#ifdef KMC_LEAF_STAMPS
__device__ unsigned long long kmc_leaf_stamps[16];
#define LEAF_STAMP(i) do { __syncthreads(); if (threadIdx.x == 0) { const unsigned long long now_ = __builtin_amdgcn_s_memtime(); atomicAdd(&kmc_leaf_stamps[i], now_ - t_prev_); t_prev_ = __builtin_amdgcn_s_memtime(); } } while (0)
#else
#define LEAF_STAMP(i) do { } while (0)
#endif
template <int KW, bool WEIGHTS> struct MsdScatterLds {
    static constexpr int WORDS = KW + (WEIGHTS ? 1 : 0);
    static constexpr int TILE = WORDS == 1 ? 16384 : (WORDS == 2 ? 8192 : 4096);
    u64 lo[TILE];
    u64 hi[KW == 2 ? TILE : 1];
    u64 w[WEIGHTS ? TILE : 1];
    u32 cnt[KMC_MSD_NB + 3];
    u32 gdst[KMC_MSD_NB + 3];
    u32 cur[KMC_MSD_NB + 3];
    u32 wsum[16];
};
template <int KW, bool WEIGHTS>
__global__ __launch_bounds__(1024)
void kmc_msd_scatter_kernel(u64* __restrict__ hi0, u64* __restrict__ lo0, u64* __restrict__ w0,
                            u64* __restrict__ hi1, u64* __restrict__ lo1, u64* __restrict__ w1,
                            const MsdSeg* __restrict__ seg, u32 n_seg, const u32* __restrict__ first, u32 rsz,
                            const u32* __restrict__ hist, const u32* __restrict__ cbase, const u32* __restrict__ seg_skip,
                            int kb, int level0, const MsdCtl* __restrict__ ctl) {
    extern __shared__ __align__(16) unsigned char msd_smem[];
    typedef MsdScatterLds<KW, WEIGHTS> LT;
    LT& L = *reinterpret_cast<LT*>(msd_smem);
    constexpr int TILE = LT::TILE, PER = TILE / 1024;
    const u32 r = blockIdx.x, tid = threadIdx.x, lane = tid & 63, wv = tid >> 6;
    if (r >= ctl->n_ranges) return;
    const u32 s = msd_seg_of(first, n_seg, r);
    if (seg_skip[s]) return;
    const int shift = msd_seg_shift(seg[s].hib);
    const u32 mask = msd_seg_mask(seg[s].hib);
    const bool sp = seg[s].parity != 0;
    const u64* const khi = sp ? hi1 : hi0;
    const u64* const klo = sp ? lo1 : lo0;
    const u64* const kw = sp ? w1 : w0;
    u64* const ohi = sp ? hi0 : hi1;
    u64* const olo = sp ? lo0 : lo1;
    u64* const ow = sp ? w0 : w1;
    for (u32 d = tid; d < KMC_MSD_NB; d += 1024) L.cur[d] = cbase[(size_t)s * KMC_MSD_NB + d] + hist[msd_hist_idx(r, d)];
    const u32 idx = r - first[s];
    const u32 b = seg[s].begin + idx * rsz;
    const u32 n = min(rsz, seg[s].len - idx * rsz);
    static_assert(PER % 2 == 0, "keys per thread must be even");
    typedef unsigned long long u64x2_t __attribute__((ext_vector_type(2)));
    const u32 off = b & 1u;
    u64 nlo[PER], nhi[PER], nw[PER];
    auto load_tile = [&](u32 t0, u32 tn) {
#pragma unroll
        for (int e = 0; e < PER / 2; ++e) {
            const u32 s0 = 2u * (tid + 1024u * e);
            if (s0 + off < tn) {
                const size_t g = (size_t)b + t0 + off + s0;
                const u64x2_t pl = *reinterpret_cast<const u64x2_t*>(klo + g);
                nlo[2 * e] = pl.x; nlo[2 * e + 1] = pl.y;
                if (KW == 2) { const u64x2_t ph = *reinterpret_cast<const u64x2_t*>(khi + g); nhi[2 * e] = ph.x; nhi[2 * e + 1] = ph.y; }
                if (WEIGHTS) { const u64x2_t pw = *reinterpret_cast<const u64x2_t*>(kw + g); nw[2 * e] = pw.x; nw[2 * e + 1] = pw.y; }
            }
            if (off) {
#pragma unroll
                for (int h = 0; h < 2; ++h) {
                    if (s0 + h == tn - 1) {
                        nlo[2 * e + h] = klo[(size_t)b + t0];
                        if (KW == 2) nhi[2 * e + h] = khi[(size_t)b + t0];
                        if (WEIGHTS) nw[2 * e + h] = kw[(size_t)b + t0];
                    }
                }
            }
        }
    };
#pragma unroll
    for (int e = 0; e < PER; ++e) { nlo[e] = 0; nhi[e] = 0; nw[e] = 0; }
    load_tile(0, min((u32)TILE, n));
#ifdef KMC_LEAF_STAMPS
    unsigned long long t_prev_ = __builtin_amdgcn_s_memtime();
#endif
    for (u32 t0 = 0; t0 < n; t0 += TILE) {
        const u32 tn = min((u32)TILE, n - t0);
        for (u32 d = tid; d < KMC_MSD_NB; d += 1024) L.cnt[d] = 0;
        __syncthreads();
        LEAF_STAMP(8);
        u64 mlo[PER], mhi[PER], mw[PER];
        u32 md[PER];
#pragma unroll
        for (int e = 0; e < PER; ++e) {
            md[e] = ~0u;
            mlo[e] = nlo[e]; mhi[e] = nhi[e]; mw[e] = nw[e];
            if (2u * (tid + 1024u * (e >> 1)) + (e & 1) < tn) {
                const u32 d = (level0 && msd_is_filler<KW>(mhi[e], mlo[e], kb)) ? (u32)KMC_MSD_ND : (msd_bits<KW>(mhi[e], mlo[e], shift) & mask);
                md[e] = d | (atomicAdd(&L.cnt[d], 1u) << 11);
            }
        }
        if (t0 + TILE < n) load_tile(t0 + TILE, min((u32)TILE, n - t0 - TILE));
        __syncthreads();
        LEAF_STAMP(9);
        {
            const u32 c = L.cnt[tid];
            u32 inc = c;
#pragma unroll
            for (int o = 1; o < 64; o <<= 1) { const u32 v = __shfl_up(inc, o); if ((int)lane >= o) inc += v; }
            if (lane == 63) L.wsum[wv] = inc;
            __syncthreads();
            u32 base = 0;
            for (u32 w = 0; w < wv; ++w) base += L.wsum[w];
            const u32 off = base + inc - c;
            L.cnt[tid] = off;
            L.gdst[tid] = L.cur[tid] - off;
            L.cur[tid] += c;
            if (tid == 1023) L.cnt[KMC_MSD_ND] = off + c;
        }
        __syncthreads();
        LEAF_STAMP(10);
#pragma unroll
        for (int e = 0; e < PER; ++e) {
            if (md[e] != ~0u) {
                const u32 p = L.cnt[md[e] & 2047u] + (md[e] >> 11);
                L.lo[p] = mlo[e];
                if (KW == 2) L.hi[p] = mhi[e];
                if (WEIGHTS) L.w[p] = mw[e];
            }
        }
        __syncthreads();
        LEAF_STAMP(11);
        const u32 n_keys = L.cnt[KMC_MSD_ND];
#pragma unroll
        for (int e = 0; e < PER; ++e) {
            const u32 p = tid + 1024u * e;
            if (p < n_keys) {
                const u64 lo = L.lo[p], hi = KW == 2 ? L.hi[p] : 0ull;
                const u32 d = msd_bits<KW>(hi, lo, shift) & mask;
                const u32 q = L.gdst[d] + p;
                olo[q] = lo;
                if (KW == 2) ohi[q] = hi;
                if (WEIGHTS) ow[q] = L.w[p];
            }
        }
        __syncthreads();
        LEAF_STAMP(12);
    }
}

TASK ITEM:
Above are the entries; give them back verbatim.

PROBLEM SOLUTION:
#ifdef KMC_LEAF_STAMPS
__device__ unsigned long long kmc_leaf_stamps[16];
#define LEAF_STAMP(i) do { __syncthreads(); if (threadIdx.x == 0) { const unsigned long long now_ = __builtin_amdgcn_s_memtime(); atomicAdd(&kmc_leaf_stamps[i], now_ - t_prev_); t_prev_ = __builtin_amdgcn_s_memtime(); } } while (0)
#else
#define LEAF_STAMP(i) do { } while (0)
#endif
template <int KW, bool WEIGHTS> struct MsdScatterLds {
    static constexpr int WORDS = KW + (WEIGHTS ? 1 : 0);
    static constexpr int TILE = WORDS == 1 ? 16384 : (WORDS == 2 ? 8192 : 4096);
    u64 lo[TILE];
    u64 hi[KW == 2 ? TILE : 1];
    u64 w[WEIGHTS ? TILE : 1];
    u32 cnt[KMC_MSD_NB + 3];
    u32 gdst[KMC_MSD_NB + 3];
    u32 cur[KMC_MSD_NB + 3];
    u32 wsum[16];
};
template <int KW, bool WEIGHTS>
__global__ __launch_bounds__(1024)
void kmc_msd_scatter_kernel(u64* __restrict__ hi0, u64* __restrict__ lo0, u64* __restrict__ w0,
                            u64* __restrict__ hi1, u64* __restrict__ lo1, u64* __restrict__ w1,
                            const MsdSeg* __restrict__ seg, u32 n_seg, const u32* __restrict__ first, u32 rsz,
                            const u32* __restrict__ hist, const u32* __restrict__ cbase, const u32* __restrict__ seg_skip,
                            int kb, int level0, const MsdCtl* __restrict__ ctl) {
    extern __shared__ __align__(16) unsigned char msd_smem[];
    typedef MsdScatterLds<KW, WEIGHTS> LT;
    LT& L = *reinterpret_cast<LT*>(msd_smem);
    constexpr int TILE = LT::TILE, PER = TILE / 1024;
    const u32 r = blockIdx.x, tid = threadIdx.x, lane = tid & 63, wv = tid >> 6;
    if (r >= ctl->n_ranges) return;
    const u32 s = msd_seg_of(first, n_seg, r);
    if (seg_skip[s]) return;
    const int shift = msd_seg_shift(seg[s].hib);
    const u32 mask = msd_seg_mask(seg[s].hib);
    const bool sp = seg[s].parity != 0;
    const u64* const khi = sp ? hi1 : hi0;
    const u64* const klo = sp ? lo1 : lo0;
    const u64* const kw = sp ? w1 : w0;
    u64* const ohi = sp ? hi0 : hi1;
    u64* const olo = sp ? lo0 : lo1;
    u64* const ow = sp ? w0 : w1;
    for (u32 d = tid; d < KMC_MSD_NB; d += 1024) L.cur[d] = cbase[(size_t)s * KMC_MSD_NB + d] + hist[msd_hist_idx(r, d)];
    const u32 idx = r - first[s];
    const u32 b = seg[s].begin + idx * rsz;
    const u32 n = min(rsz, seg[s].len - idx * rsz);
    static_assert(PER % 2 == 0, "keys per thread must be even");
    typedef unsigned long long u64x2_t __attribute__((ext_vector_type(2)));
    const u32 off = b & 1u;
    u64 nlo[PER], nhi[PER], nw[PER];
    auto load_tile = [&](u32 t0, u32 tn) {
#pragma unroll
        for (int e = 0; e < PER / 2; ++e) {
            const u32 s0 = 2u * (tid + 1024u * e);
            if (s0 + off < tn) {
                const size_t g = (size_t)b + t0 + off + s0;
                const u64x2_t pl = *reinterpret_cast<const u64x2_t*>(klo + g);
                nlo[2 * e] = pl.x; nlo[2 * e + 1] = pl.y;
                if (KW == 2) { const u64x2_t ph = *reinterpret_cast<const u64x2_t*>(khi + g); nhi[2 * e] = ph.x; nhi[2 * e + 1] = ph.y; }
                if (WEIGHTS) { const u64x2_t pw = *reinterpret_cast<const u64x2_t*>(kw + g); nw[2 * e] = pw.x; nw[2 * e + 1] = pw.y; }
            }
            if (off) {
#pragma unroll
                for (int h = 0; h < 2; ++h) {
                    if (s0 + h == tn - 1) {
                        nlo[2 * e + h] = klo[(size_t)b + t0];
                        if (KW == 2) nhi[2 * e + h] = khi[(size_t)b + t0];
                        if (WEIGHTS) nw[2 * e + h] = kw[(size_t)b + t0];
                    }
                }
            }
        }
    };
#pragma unroll
    for (int e = 0; e < PER; ++e) { nlo[e] = 0; nhi[e] = 0; nw[e] = 0; }
    load_tile(0, min((u32)TILE, n));
#ifdef KMC_LEAF_STAMPS
    unsigned long long t_prev_ = __builtin_amdgcn_s_memtime();
#endif
    for (u32 t0 = 0; t0 < n; t0 += TILE) {
        const u32 tn = min((u32)TILE, n - t0);
        for (u32 d = tid; d < KMC_MSD_NB; d += 1024) L.cnt[d] = 0;
        __syncthreads();
        LEAF_STAMP(8);
        u64 mlo[PER], mhi[PER], mw[PER];
        u32 md[PER];
#pragma unroll
        for (int e = 0; e < PER; ++e) {
            md[e] = ~0u;
            mlo[e] = nlo[e]; mhi[e] = nhi[e]; mw[e] = nw[e];
            if (2u * (tid + 1024u * (e >> 1)) + (e & 1) < tn) {
                const u32 d = (level0 && msd_is_filler<KW>(mhi[e], mlo[e], kb)) ? (u32)KMC_MSD_ND : (msd_bits<KW>(mhi[e], mlo[e], shift) & mask);
                md[e] = d | (atomicAdd(&L.cnt[d], 1u) << 11);
            }
        }
        if (t0 + TILE < n) load_tile(t0 + TILE, min((u32)TILE, n - t0 - TILE));
        __syncthreads();
        LEAF_STAMP(9);
        {
            const u32 c = L.cnt[tid];
            u32 inc = c;
#pragma unroll
            for (int o = 1; o < 64; o <<= 1) { const u32 v = __shfl_up(inc, o); if ((int)lane >= o) inc += v; }
            if (lane == 63) L.wsum[wv] = inc;
            __syncthreads();
            u32 base = 0;
            for (u32 w = 0; w < wv; ++w) base += L.wsum[w];
            const u32 off = base + inc - c;
            L.cnt[tid] = off;
            L.gdst[tid] = L.cur[tid] - off;
            L.cur[tid] += c;
            if (tid == 1023) L.cnt[KMC_MSD_ND] = off + c;
        }
        __syncthreads();
        LEAF_STAMP(10);
#pragma unroll
        for (int e = 0; e < PER; ++e) {
            if (md[e] != ~0u) {
                const u32 p = L.cnt[md[e] & 2047u] + (md[e] >> 11);
                L.lo[p] = mlo[e];
                if (KW == 2) L.hi[p] = mhi[e];
                if (WEIGHTS) L.w[p] = mw[e];
            }
        }
        __syncthreads();
        LEAF_STAMP(11);
        const u32 n_keys = L.cnt[KMC_MSD_ND];
#pragma unroll
        for (int e = 0; e < PER; ++e) {
            const u32 p = tid + 1024u * e;
            if (p < n_keys) {
                const u64 lo = L.lo[p], hi = KW == 2 ? L.hi[p] : 0ull;
                const u32 d = msd_bits<KW>(hi, lo, shift) & mask;
                const u32 q = L.gdst[d] + p;
                olo[q] = lo;
                if (KW == 2) ohi[q] = hi;
                if (WEIGHTS) ow[q] = L.w[p];
            }
        }
        __syncthreads();
        LEAF_STAMP(12);
    }
}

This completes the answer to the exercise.